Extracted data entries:
/---

extern "C" int ver_wgrad_tn_segments(const void* lattice, int layout, int B, int H, int W, int C, const int* taps, int nseg,
                                     const void* cst, int ncst, int cw, const void* g, long ldg, int N, void* out, long ldo,
                                     int out_dtype, int splits, void* workspace, long workspace_bytes, void* stream) {
    hipStream_t st = (hipStream_t)stream;
    VER_REQUIRE(B >= 0 && H > 0 && W > 0 && C > 0 && N > 0 && nseg > 0, VER_EINVAL, "ver_wgrad_tn_segments: bad sizes");
    VER_REQUIRE(layout == 0 || layout == 2 || layout == 3, VER_EINVAL, "ver_wgrad_tn_segments: layout %d (0 plain, 2 z-split, 3 planar z-split)", layout);
    VER_REQUIRE(layout != 3 || (H % 2 == 0 && W % 2 == 0), VER_EINVAL, "ver_wgrad_tn_segments: planar needs even H, W");
    VER_REQUIRE(out && workspace && ((lattice && g && taps) || B == 0), VER_EINVAL, "ver_wgrad_tn_segments: null pointer argument");
    VER_REQUIRE(out_dtype == VER_F32 || out_dtype == VER_BF16, VER_EINVAL, "ver_wgrad_tn_segments: out_dtype %d", out_dtype);
    VER_REQUIRE(nseg <= 64, VER_EUNSUPPORTED, "ver_wgrad_tn_segments: %d segments (at most 64)", nseg);
    VER_REQUIRE(C % 64 == 0 && (cst == nullptr || (ncst > 0 && ncst <= 64 && cw > 0 && cw % 64 == 0 && ((uintptr_t)cst & 15) == 0)),
                VER_EUNSUPPORTED, "ver_wgrad_tn_segments: segment widths (C = %d, pattern blocks of %d) must be multiples of 64", C, cw);
    const long M = (long)B * 2 * H * W, lbytes = (long)B * 4 * H * W * C * 2;
    const int P = 2 * H * W;
    VER_REQUIRE(P >= kSlabRows && P <= 2048 && lbytes < 0x7FFFFFFFL, VER_EUNSUPPORTED,
                "ver_wgrad_tn_segments: %d rows per viewpoint / a source lattice of %ld bytes (16 <= rows <= 2048: four offset tables "
                "next to the 128-KB ring in LDS; below 2 GiB)", P, lbytes);
    VER_REQUIRE(ldg >= N && ldo >= N && ldg % 8 == 0 && ((uintptr_t)g & 15) == 0 && ((uintptr_t)lattice & 15) == 0, VER_EUNSUPPORTED,
                "ver_wgrad_tn_segments: g must be 16-byte aligned with a row pitch that is a multiple of 8 elements");
    VER_REQUIRE(N % 4 == 0 && ldo % 4 == 0 && ((uintptr_t)out & 15) == 0, VER_EUNSUPPORTED,
                "ver_wgrad_tn_segments: N and the output pitch must be multiples of 4");
    WgradArgs p = {};
    long Ka = 0;
    for (int i = 0; i < nseg; ++i) {
        const int dz = taps[3 * i], dy = taps[3 * i + 1], dx = taps[3 * i + 2];
        p.seg_start[i] = (int)Ka;
        if (dz < 0) {
            VER_REQUIRE(cst && -1 - dz < ncst, VER_EINVAL, "ver_wgrad_tn_segments: segment %d names pattern block %d of %d", i, -1 - dz, cst ? ncst : 0);
            p.kind[i] = 1, p.dz[i] = (signed char)(-1 - dz);
            Ka += cw;
        } else {
            VER_REQUIRE((dz == 0 || dz == 2) && dy >= -64 && dy <= 64 && dx >= -64 && dx <= 64, VER_EINVAL,
                        "ver_wgrad_tn_segments: tap %d = (%d, %d, %d): dz must be 0 or 2", i, dz, dy, dx);
            p.kind[i] = 0, p.dz[i] = (signed char)dz, p.dy[i] = (signed char)dy, p.dx[i] = (signed char)dx;
            Ka += C;
        }
    }
    p.seg_start[nseg] = (int)Ka;
    VER_REQUIRE(Ka < 0x7FFFFFFFL, VER_EUNSUPPORTED, "ver_wgrad_tn_segments: %ld columns", Ka);
    const int S = splits > 0 ? splits : pick_splits(M, (int)Ka, N, ldg);
    VER_REQUIRE(S <= 65536, VER_EINVAL, "ver_wgrad_tn_segments: %d row chunks", S);
    const long Mc = ((M + S - 1) / S + 2 * kSlabRows - 1) / (2 * kSlabRows) * (2 * kSlabRows);
    VER_REQUIRE((Mc + 16 * kRing) * ldg * 2 < 0xFFFFFFFFL, VER_EUNSUPPORTED,
                "ver_wgrad_tn_segments: a row chunk exceeds the 4-GiB range of a buffer offset (more splits)");
    VER_REQUIRE(workspace_bytes >= (long)S * Ka * N * (long)sizeof(float), VER_EINVAL, "ver_wgrad_tn_segments: workspace of %ld bytes, %ld needed",
                workspace_bytes, (long)S * Ka * N * (long)sizeof(float));
    p.A = nullptr;
    p.G = (const __bf16*)g;
    p.ws = (float*)workspace;
    p.lda = 0;
    p.ldg = ldg;
    p.M = M;
    p.Mc = Mc;
    p.S = S;
    p.Ka = (int)Ka;
    p.N = N;
    p.tiles_n = (N + kTile - 1) / kTile;
    p.T = (int)((Ka + kTile - 1) / kTile) * p.tiles_n;
    const bool direct = S == 1 && M > 0;
    p.out = direct ? out : nullptr;
    p.ldo = ldo;
    p.out_bf16 = out_dtype == VER_BF16;
    p.lattice = (const __bf16*)lattice;
    p.lattice_bytes = lbytes;
    p.cst = (const __bf16*)cst;
    p.cst_bytes = cst ? (long)P * ncst * cw * 2 : 0;
    p.B = B, p.H = H, p.W = W, p.C = C, p.P = P, p.CW = cw, p.ncst = ncst, p.nseg = nseg;
    hipError_t e = hipSuccess;
    if (M > 0) {
        if (layout == 0) launch_tn_segments<0>(p, p.T * S, st, e);
        else if (layout == 2) launch_tn_segments<2>(p, p.T * S, st, e);
        else launch_tn_segments<3>(p, p.T * S, st, e);
        if (e != hipSuccess) return ver_fail(VER_ELAUNCH, "ver_wgrad_tn_segments: LDS attribute: %s", hipGetErrorString(e));
    } else if (int zrc = ver_zero_async(workspace, (size_t)S * Ka * N * sizeof(float), st)) {
        return zrc;
    }
    if (direct) return ver_check_launch("ver_wgrad_tn_segments");
    const long n4 = Ka * N / 4;
    long grid = (n4 + 255) / 256;
    if (grid > 8192) grid = 8192;
    if (out_dtype == VER_F32)
        hipLaunchKernelGGL(k_wgrad_reduce<float>, dim3((unsigned)grid), dim3(256), 0, st, (const float*)workspace, (float*)out, ldo, S, (int)Ka, N);
    else
        hipLaunchKernelGGL(k_wgrad_reduce<__bf16>, dim3((unsigned)grid), dim3(256), 0, st, (const float*)workspace, (__bf16*)out, ldo, S, (int)Ka, N);
    return ver_check_launch("ver_wgrad_tn_segments");
}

\---

Repeat every entry exactly. Nothing may be dropped.

■ Output for this exercise:
extern "C" int ver_wgrad_tn_segments(const void* lattice, int layout, int B, int H, int W, int C, const int* taps, int nseg,
                                     const void* cst, int ncst, int cw, const void* g, long ldg, int N, void* out, long ldo,
                                     int out_dtype, int splits, void* workspace, long workspace_bytes, void* stream) {
    hipStream_t st = (hipStream_t)stream;
    VER_REQUIRE(B >= 0 && H > 0 && W > 0 && C > 0 && N > 0 && nseg > 0, VER_EINVAL, "ver_wgrad_tn_segments: bad sizes");
    VER_REQUIRE(layout == 0 || layout == 2 || layout == 3, VER_EINVAL, "ver_wgrad_tn_segments: layout %d (0 plain, 2 z-split, 3 planar z-split)", layout);
    VER_REQUIRE(layout != 3 || (H % 2 == 0 && W % 2 == 0), VER_EINVAL, "ver_wgrad_tn_segments: planar needs even H, W");
    VER_REQUIRE(out && workspace && ((lattice && g && taps) || B == 0), VER_EINVAL, "ver_wgrad_tn_segments: null pointer argument");
    VER_REQUIRE(out_dtype == VER_F32 || out_dtype == VER_BF16, VER_EINVAL, "ver_wgrad_tn_segments: out_dtype %d", out_dtype);
    VER_REQUIRE(nseg <= 64, VER_EUNSUPPORTED, "ver_wgrad_tn_segments: %d segments (at most 64)", nseg);
    VER_REQUIRE(C % 64 == 0 && (cst == nullptr || (ncst > 0 && ncst <= 64 && cw > 0 && cw % 64 == 0 && ((uintptr_t)cst & 15) == 0)),
                VER_EUNSUPPORTED, "ver_wgrad_tn_segments: segment widths (C = %d, pattern blocks of %d) must be multiples of 64", C, cw);
    const long M = (long)B * 2 * H * W, lbytes = (long)B * 4 * H * W * C * 2;
    const int P = 2 * H * W;
    VER_REQUIRE(P >= kSlabRows && P <= 2048 && lbytes < 0x7FFFFFFFL, VER_EUNSUPPORTED,
                "ver_wgrad_tn_segments: %d rows per viewpoint / a source lattice of %ld bytes (16 <= rows <= 2048: four offset tables "
                "next to the 128-KB ring in LDS; below 2 GiB)", P, lbytes);
    VER_REQUIRE(ldg >= N && ldo >= N && ldg % 8 == 0 && ((uintptr_t)g & 15) == 0 && ((uintptr_t)lattice & 15) == 0, VER_EUNSUPPORTED,
                "ver_wgrad_tn_segments: g must be 16-byte aligned with a row pitch that is a multiple of 8 elements");
    VER_REQUIRE(N % 4 == 0 && ldo % 4 == 0 && ((uintptr_t)out & 15) == 0, VER_EUNSUPPORTED,
                "ver_wgrad_tn_segments: N and the output pitch must be multiples of 4");
    WgradArgs p = {};
    long Ka = 0;
    for (int i = 0; i < nseg; ++i) {
        const int dz = taps[3 * i], dy = taps[3 * i + 1], dx = taps[3 * i + 2];
        p.seg_start[i] = (int)Ka;
        if (dz < 0) {
            VER_REQUIRE(cst && -1 - dz < ncst, VER_EINVAL, "ver_wgrad_tn_segments: segment %d names pattern block %d of %d", i, -1 - dz, cst ? ncst : 0);
            p.kind[i] = 1, p.dz[i] = (signed char)(-1 - dz);
            Ka += cw;
        } else {
            VER_REQUIRE((dz == 0 || dz == 2) && dy >= -64 && dy <= 64 && dx >= -64 && dx <= 64, VER_EINVAL,
                        "ver_wgrad_tn_segments: tap %d = (%d, %d, %d): dz must be 0 or 2", i, dz, dy, dx);
            p.kind[i] = 0, p.dz[i] = (signed char)dz, p.dy[i] = (signed char)dy, p.dx[i] = (signed char)dx;
            Ka += C;
        }
    }
    p.seg_start[nseg] = (int)Ka;
    VER_REQUIRE(Ka < 0x7FFFFFFFL, VER_EUNSUPPORTED, "ver_wgrad_tn_segments: %ld columns", Ka);
    const int S = splits > 0 ? splits : pick_splits(M, (int)Ka, N, ldg);
    VER_REQUIRE(S <= 65536, VER_EINVAL, "ver_wgrad_tn_segments: %d row chunks", S);
    const long Mc = ((M + S - 1) / S + 2 * kSlabRows - 1) / (2 * kSlabRows) * (2 * kSlabRows);
    VER_REQUIRE((Mc + 16 * kRing) * ldg * 2 < 0xFFFFFFFFL, VER_EUNSUPPORTED,
                "ver_wgrad_tn_segments: a row chunk exceeds the 4-GiB range of a buffer offset (more splits)");
    VER_REQUIRE(workspace_bytes >= (long)S * Ka * N * (long)sizeof(float), VER_EINVAL, "ver_wgrad_tn_segments: workspace of %ld bytes, %ld needed",
                workspace_bytes, (long)S * Ka * N * (long)sizeof(float));
    p.A = nullptr;
    p.G = (const __bf16*)g;
    p.ws = (float*)workspace;
    p.lda = 0;
    p.ldg = ldg;
    p.M = M;
    p.Mc = Mc;
    p.S = S;
    p.Ka = (int)Ka;
    p.N = N;
    p.tiles_n = (N + kTile - 1) / kTile;
    p.T = (int)((Ka + kTile - 1) / kTile) * p.tiles_n;
    const bool direct = S == 1 && M > 0;
    p.out = direct ? out : nullptr;
    p.ldo = ldo;
    p.out_bf16 = out_dtype == VER_BF16;
    p.lattice = (const __bf16*)lattice;
    p.lattice_bytes = lbytes;
    p.cst = (const __bf16*)cst;
    p.cst_bytes = cst ? (long)P * ncst * cw * 2 : 0;
    p.B = B, p.H = H, p.W = W, p.C = C, p.P = P, p.CW = cw, p.ncst = ncst, p.nseg = nseg;
    hipError_t e = hipSuccess;
    if (M > 0) {
        if (layout == 0) launch_tn_segments<0>(p, p.T * S, st, e);
        else if (layout == 2) launch_tn_segments<2>(p, p.T * S, st, e);
        else launch_tn_segments<3>(p, p.T * S, st, e);
        if (e != hipSuccess) return ver_fail(VER_ELAUNCH, "ver_wgrad_tn_segments: LDS attribute: %s", hipGetErrorString(e));
    } else if (int zrc = ver_zero_async(workspace, (size_t)S * Ka * N * sizeof(float), st)) {
        return zrc;
    }
    if (direct) return ver_check_launch("ver_wgrad_tn_segments");
    const long n4 = Ka * N / 4;
    long grid = (n4 + 255) / 256;
    if (grid > 8192) grid = 8192;
    if (out_dtype == VER_F32)
        hipLaunchKernelGGL(k_wgrad_reduce<float>, dim3((unsigned)grid), dim3(256), 0, st, (const float*)workspace, (float*)out, ldo, S, (int)Ka, N);
    else
        hipLaunchKernelGGL(k_wgrad_reduce<__bf16>, dim3((unsigned)grid), dim3(256), 0, st, (const float*)workspace, (__bf16*)out, ldo, S, (int)Ka, N);
    return ver_check_launch("ver_wgrad_tn_segments");
}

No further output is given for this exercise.